1.  When passing a labeled value to a mapper, e.g.

    ```
    parser!((x: banana) " " (y: gorilla) => f(x, y))
    ```
    
    Here it is necessary to know the type parsed by `banana`
    in order to build the closure `|x: Food, y: Animal| f(x, y)`.
    
    BUT perhaps we can solve this by skipping the annotations when we don't
    know: `|x, y: Animal| f(x, y)`. This often works, as in this case where
    Rust can infer the type of `x` from the type of `f`. When it doesn't work,
    users can add an annotation, like:
    
    ```
    parser!((x: banana as Food) " " (y: gorilla) => f(x, y))
    ```

    or maybe:
    
    ```
    parser!(
        (x: banana) " " (y: gorilla) => {
            let x: Food = x;
            f(x, y)
        }
    )
    ```

2.  When we convert from static types to dynamic types, in order to attach type
    information (more than just a type-id) to the dynamic value.

    BUT perhaps it would be possible in this situation to convert to serde's
    data model instead.

A special case arises where the output of one `=>` is used as the input to another,
as in `parser!((x:uint => x<<q)

The solution may be simply to look them up on demand.

## Ways to implement `=>`

Take the example above:

```
parser!((x: banana) " " (y: gorilla) => f(x, y))
```

What could this possibly expand to?

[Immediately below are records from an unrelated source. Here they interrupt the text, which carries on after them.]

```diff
 extern "C" int es_loco_episode(const void* weights, const void* obmean, const void* obstd,
                                const int32_t* dims_host, int32_t ndims, const void* seed_dev,
                                int32_t n_steps, float ob_clip, const void* ac_std_dev,
```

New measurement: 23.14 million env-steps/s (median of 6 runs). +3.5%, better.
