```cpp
__device__ __forceinline__ RowDp make_dp_tab(const RowMod &m, const double *__restrict__ tw_dp) {
    RowDp d;
    d.q = (double)m.q;
    d.q2 = 2.0 * d.q;
    d.qinv = tw_dp[0];
    d.q2inv = 0.5 * d.qinv;
    return d;
}

__device__ __forceinline__ RowDp make_dp(const RowMod &m) {
    RowDp d;
    d.q = (double)m.q;
    d.q2 = 2.0 * d.q;
    d.qinv = 1.0 / d.q;
    d.q2inv = 0.5 * d.qinv;
    return d;
}

__device__ __forceinline__ void store_tile_raw(const i64 *sm, i64 *row, const PassGeom &g, int tile) {
    const int T = 1 << g.tl;
    for (int L = threadIdx.x * 2; L < T; L += NTT_THREADS * 2) {
        longlong2 v;
        v.x = sm[PAD(L)];
        v.y = sm[PAD(L + 1)];
        store_tile_pair(row, g, tile, L, v);
    }
}

static_assert(NTT_THREADS == 512, "one flag byte per wave fills the 8-byte flag word");

__device__ __forceinline__ void wave_flag_set(i64 *sm, int pred) {
    const bool any = __builtin_amdgcn_ballot_w64(pred != 0) != 0;
    const int t = lf_tid();
    if ((t & 63) == 0) reinterpret_cast<unsigned char *>(sm + NTT_FLAG_WORD)[t >> 6] = any ? 1 : 0;
}

__device__ __forceinline__ void wave_lds_sync() {
    asm volatile("s_waitcnt lgkmcnt(0)" ::: "memory");
    __builtin_amdgcn_wave_barrier();
}

#define LF_TID(KEEP, w0) ((KEEP) ? (w0) : lf_tid())
template <class A, bool KEEP, bool CHECK>
__device__ __forceinline__ bool fwd_tile12_core(typename A::T *smt, i64 *sm, typename A::T (&x)[8], int s, int E, int base,
                                                const Ctx &c, int w0) {
    StepTw<A, 9> t9;
    StepTw<A, 6> t6;
    StepTw<A, 3> t3;
    StepTw<A, 0> t0;
    t9.load(c, s, E, base, LF_TID(KEEP, w0));
    fwd_regs8<A, 9>(x, t9, c);
    {
        typename A::T *sp = smt + PAD(LF_TID(KEEP, w0));
#pragma unroll
        for (int e = 0; e < 8; ++e) sp[e * PAD_STRIDE(9)] = x[e];
    }
    t6.load(c, s + 3, E, base, LF_TID(KEEP, w0));
    lds_barrier();
    if (CHECK && sm[NTT_FLAG_WORD] != 0) {
        lds_barrier();
        return false;
    }
// ... 1081 lines not shown
```

liberate_fhe_amd/csrc/ckks_ntt_tile16.h:

```cpp
#pragma once
#include "ckks_ntt_core.h"

#define NTT16_THREADS 256
#define PAD16(L) ((L) + ((L) >> 4))
#define NTT16_LDS_WORDS (4096 + 256)
#define NTT16_FLAG NTT16_LDS_WORDS

namespace {

template <class A>
struct Tw16Early {
    typename A::W w1[1], w2[2], w4[4];
    __device__ __forceinline__ void load(const Ctx &c, int i) {
        A::tw_group(c, i, 1, w1);
        A::tw_group(c, i << 1, 2, w2);
        A::tw_group(c, i << 2, 4, w4);
    }
    __device__ __forceinline__ void get(int cnt, typename A::W (&wv)[8]) const {
#pragma unroll
        for (int j = 0; j < 4; ++j)
            if (j < cnt) wv[j] = cnt == 1 ? w1[0] : (cnt == 2 ? w2[j & 1] : w4[j]);
    }
};
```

Keep in mind there's no `type_of` macro in
Rust, so we have to stick to constructs where Rust's type inference will work.

```
    banana
        .and_then(parser!(" "))
        .and_then(gorilla)
        .map(|x, _, y| f(x, y))
```

```
    SeqParser((banana, parser!(" "), gorilla))
        .map(|(x, _, y)| f(x, y))
```

```
    SequenceParser::new(banana, SequenceParser::new(parser!(" "), gorilla))
        .map(|(x, ((), y))| f(x, y))
```

The last seems most likely, although we will probably rearrange the types
later. This means we need a macro to expand a parser-expression to a pattern of
the right type, like `(x, ((), y))`.